→ Your instructions
From the data below, restate every line word for word.

→ Stored items
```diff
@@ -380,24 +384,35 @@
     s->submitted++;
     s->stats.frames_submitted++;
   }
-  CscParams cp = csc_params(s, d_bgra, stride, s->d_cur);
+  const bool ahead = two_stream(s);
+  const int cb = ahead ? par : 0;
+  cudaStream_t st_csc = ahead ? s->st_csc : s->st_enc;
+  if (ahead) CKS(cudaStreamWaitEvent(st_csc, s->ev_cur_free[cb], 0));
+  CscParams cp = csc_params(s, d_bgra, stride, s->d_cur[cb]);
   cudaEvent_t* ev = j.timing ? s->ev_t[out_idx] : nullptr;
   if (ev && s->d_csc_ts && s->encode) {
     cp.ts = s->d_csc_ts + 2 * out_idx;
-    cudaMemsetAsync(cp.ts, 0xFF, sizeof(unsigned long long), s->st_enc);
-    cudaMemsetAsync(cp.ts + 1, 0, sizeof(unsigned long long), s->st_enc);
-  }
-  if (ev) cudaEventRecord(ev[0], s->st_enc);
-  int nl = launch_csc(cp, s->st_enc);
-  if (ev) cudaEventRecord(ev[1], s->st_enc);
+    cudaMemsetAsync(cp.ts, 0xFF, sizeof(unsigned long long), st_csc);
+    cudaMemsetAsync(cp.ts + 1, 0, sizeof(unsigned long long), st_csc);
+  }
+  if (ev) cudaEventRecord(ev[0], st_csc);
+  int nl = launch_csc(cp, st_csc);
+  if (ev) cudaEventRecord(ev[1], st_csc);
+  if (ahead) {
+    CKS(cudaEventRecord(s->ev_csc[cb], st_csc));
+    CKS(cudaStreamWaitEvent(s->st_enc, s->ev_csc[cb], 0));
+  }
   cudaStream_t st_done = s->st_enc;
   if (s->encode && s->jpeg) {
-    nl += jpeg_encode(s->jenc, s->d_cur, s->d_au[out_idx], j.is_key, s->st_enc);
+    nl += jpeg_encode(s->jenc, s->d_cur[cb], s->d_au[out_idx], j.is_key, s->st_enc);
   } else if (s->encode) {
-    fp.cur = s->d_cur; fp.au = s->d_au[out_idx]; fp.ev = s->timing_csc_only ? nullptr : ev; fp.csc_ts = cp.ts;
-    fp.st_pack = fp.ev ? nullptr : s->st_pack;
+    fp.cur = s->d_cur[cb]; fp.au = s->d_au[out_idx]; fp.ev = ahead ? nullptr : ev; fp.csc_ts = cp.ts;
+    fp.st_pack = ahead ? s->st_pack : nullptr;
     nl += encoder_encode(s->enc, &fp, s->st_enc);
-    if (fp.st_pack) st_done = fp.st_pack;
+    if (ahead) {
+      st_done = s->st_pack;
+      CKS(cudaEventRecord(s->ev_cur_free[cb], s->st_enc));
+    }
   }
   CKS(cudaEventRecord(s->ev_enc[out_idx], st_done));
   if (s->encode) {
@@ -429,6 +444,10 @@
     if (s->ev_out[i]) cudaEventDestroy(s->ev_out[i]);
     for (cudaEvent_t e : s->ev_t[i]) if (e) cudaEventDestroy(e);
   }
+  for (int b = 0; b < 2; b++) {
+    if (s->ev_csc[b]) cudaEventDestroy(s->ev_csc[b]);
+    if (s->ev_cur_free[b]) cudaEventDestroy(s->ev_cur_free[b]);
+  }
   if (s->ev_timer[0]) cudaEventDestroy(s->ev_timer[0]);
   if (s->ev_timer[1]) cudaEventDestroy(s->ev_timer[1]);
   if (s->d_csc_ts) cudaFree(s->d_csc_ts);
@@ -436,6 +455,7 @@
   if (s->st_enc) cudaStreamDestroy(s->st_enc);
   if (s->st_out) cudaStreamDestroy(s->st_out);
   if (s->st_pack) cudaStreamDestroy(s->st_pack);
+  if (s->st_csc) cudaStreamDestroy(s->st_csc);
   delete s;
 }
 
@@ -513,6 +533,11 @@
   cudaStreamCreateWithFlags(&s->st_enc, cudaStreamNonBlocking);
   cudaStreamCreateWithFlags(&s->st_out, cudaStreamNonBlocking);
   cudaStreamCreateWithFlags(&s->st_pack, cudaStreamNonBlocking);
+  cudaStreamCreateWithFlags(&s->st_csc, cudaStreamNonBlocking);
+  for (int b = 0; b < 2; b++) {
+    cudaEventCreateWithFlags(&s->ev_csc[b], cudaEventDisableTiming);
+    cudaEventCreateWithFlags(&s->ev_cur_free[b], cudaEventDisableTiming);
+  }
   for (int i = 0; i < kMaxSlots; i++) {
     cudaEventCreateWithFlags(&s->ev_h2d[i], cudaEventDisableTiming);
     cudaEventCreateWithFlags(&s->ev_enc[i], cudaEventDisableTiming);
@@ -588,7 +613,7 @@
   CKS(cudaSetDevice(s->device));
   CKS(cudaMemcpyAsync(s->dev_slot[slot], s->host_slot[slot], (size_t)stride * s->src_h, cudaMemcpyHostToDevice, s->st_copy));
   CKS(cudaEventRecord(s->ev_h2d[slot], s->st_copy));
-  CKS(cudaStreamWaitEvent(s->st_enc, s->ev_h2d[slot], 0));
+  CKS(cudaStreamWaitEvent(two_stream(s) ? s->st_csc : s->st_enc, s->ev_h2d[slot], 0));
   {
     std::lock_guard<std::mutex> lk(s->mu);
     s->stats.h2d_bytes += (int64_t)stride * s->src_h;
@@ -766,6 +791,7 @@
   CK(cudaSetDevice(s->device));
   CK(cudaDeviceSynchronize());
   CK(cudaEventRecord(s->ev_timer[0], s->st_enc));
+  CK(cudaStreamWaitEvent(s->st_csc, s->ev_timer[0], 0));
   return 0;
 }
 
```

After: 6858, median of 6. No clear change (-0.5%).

→ Result of the task
```diff
@@ -380,24 +384,35 @@
     s->submitted++;
     s->stats.frames_submitted++;
   }
-  CscParams cp = csc_params(s, d_bgra, stride, s->d_cur);
+  const bool ahead = two_stream(s);
+  const int cb = ahead ? par : 0;
+  cudaStream_t st_csc = ahead ? s->st_csc : s->st_enc;
+  if (ahead) CKS(cudaStreamWaitEvent(st_csc, s->ev_cur_free[cb], 0));
+  CscParams cp = csc_params(s, d_bgra, stride, s->d_cur[cb]);
   cudaEvent_t* ev = j.timing ? s->ev_t[out_idx] : nullptr;
   if (ev && s->d_csc_ts && s->encode) {
     cp.ts = s->d_csc_ts + 2 * out_idx;
-    cudaMemsetAsync(cp.ts, 0xFF, sizeof(unsigned long long), s->st_enc);
-    cudaMemsetAsync(cp.ts + 1, 0, sizeof(unsigned long long), s->st_enc);
-  }
-  if (ev) cudaEventRecord(ev[0], s->st_enc);
-  int nl = launch_csc(cp, s->st_enc);
-  if (ev) cudaEventRecord(ev[1], s->st_enc);
+    cudaMemsetAsync(cp.ts, 0xFF, sizeof(unsigned long long), st_csc);
+    cudaMemsetAsync(cp.ts + 1, 0, sizeof(unsigned long long), st_csc);
+  }
+  if (ev) cudaEventRecord(ev[0], st_csc);
+  int nl = launch_csc(cp, st_csc);
+  if (ev) cudaEventRecord(ev[1], st_csc);
+  if (ahead) {
+    CKS(cudaEventRecord(s->ev_csc[cb], st_csc));
+    CKS(cudaStreamWaitEvent(s->st_enc, s->ev_csc[cb], 0));
+  }
   cudaStream_t st_done = s->st_enc;
   if (s->encode && s->jpeg) {
-    nl += jpeg_encode(s->jenc, s->d_cur, s->d_au[out_idx], j.is_key, s->st_enc);
+    nl += jpeg_encode(s->jenc, s->d_cur[cb], s->d_au[out_idx], j.is_key, s->st_enc);
   } else if (s->encode) {
-    fp.cur = s->d_cur; fp.au = s->d_au[out_idx]; fp.ev = s->timing_csc_only ? nullptr : ev; fp.csc_ts = cp.ts;
-    fp.st_pack = fp.ev ? nullptr : s->st_pack;
+    fp.cur = s->d_cur[cb]; fp.au = s->d_au[out_idx]; fp.ev = ahead ? nullptr : ev; fp.csc_ts = cp.ts;
+    fp.st_pack = ahead ? s->st_pack : nullptr;
     nl += encoder_encode(s->enc, &fp, s->st_enc);
-    if (fp.st_pack) st_done = fp.st_pack;
+    if (ahead) {
+      st_done = s->st_pack;
+      CKS(cudaEventRecord(s->ev_cur_free[cb], s->st_enc));
+    }
   }
   CKS(cudaEventRecord(s->ev_enc[out_idx], st_done));
   if (s->encode) {
@@ -429,6 +444,10 @@
     if (s->ev_out[i]) cudaEventDestroy(s->ev_out[i]);
     for (cudaEvent_t e : s->ev_t[i]) if (e) cudaEventDestroy(e);
   }
+  for (int b = 0; b < 2; b++) {
+    if (s->ev_csc[b]) cudaEventDestroy(s->ev_csc[b]);
+    if (s->ev_cur_free[b]) cudaEventDestroy(s->ev_cur_free[b]);
+  }
   if (s->ev_timer[0]) cudaEventDestroy(s->ev_timer[0]);
   if (s->ev_timer[1]) cudaEventDestroy(s->ev_timer[1]);
   if (s->d_csc_ts) cudaFree(s->d_csc_ts);
@@ -436,6 +455,7 @@
   if (s->st_enc) cudaStreamDestroy(s->st_enc);
   if (s->st_out) cudaStreamDestroy(s->st_out);
   if (s->st_pack) cudaStreamDestroy(s->st_pack);
+  if (s->st_csc) cudaStreamDestroy(s->st_csc);
   delete s;
 }
 
@@ -513,6 +533,11 @@
   cudaStreamCreateWithFlags(&s->st_enc, cudaStreamNonBlocking);
   cudaStreamCreateWithFlags(&s->st_out, cudaStreamNonBlocking);
   cudaStreamCreateWithFlags(&s->st_pack, cudaStreamNonBlocking);
+  cudaStreamCreateWithFlags(&s->st_csc, cudaStreamNonBlocking);
+  for (int b = 0; b < 2; b++) {
+    cudaEventCreateWithFlags(&s->ev_csc[b], cudaEventDisableTiming);
+    cudaEventCreateWithFlags(&s->ev_cur_free[b], cudaEventDisableTiming);
+  }
   for (int i = 0; i < kMaxSlots; i++) {
     cudaEventCreateWithFlags(&s->ev_h2d[i], cudaEventDisableTiming);
     cudaEventCreateWithFlags(&s->ev_enc[i], cudaEventDisableTiming);
@@ -588,7 +613,7 @@
   CKS(cudaSetDevice(s->device));
   CKS(cudaMemcpyAsync(s->dev_slot[slot], s->host_slot[slot], (size_t)stride * s->src_h, cudaMemcpyHostToDevice, s->st_copy));
   CKS(cudaEventRecord(s->ev_h2d[slot], s->st_copy));
-  CKS(cudaStreamWaitEvent(s->st_enc, s->ev_h2d[slot], 0));
+  CKS(cudaStreamWaitEvent(two_stream(s) ? s->st_csc : s->st_enc, s->ev_h2d[slot], 0));
   {
     std::lock_guard<std::mutex> lk(s->mu);
     s->stats.h2d_bytes += (int64_t)stride * s->src_h;
@@ -766,6 +791,7 @@
   CK(cudaSetDevice(s->device));
   CK(cudaDeviceSynchronize());
   CK(cudaEventRecord(s->ev_timer[0], s->st_enc));
+  CK(cudaStreamWaitEvent(s->st_csc, s->ev_timer[0], 0));
   return 0;
 }
 
```

After: 6858, median of 6. No clear change (-0.5%).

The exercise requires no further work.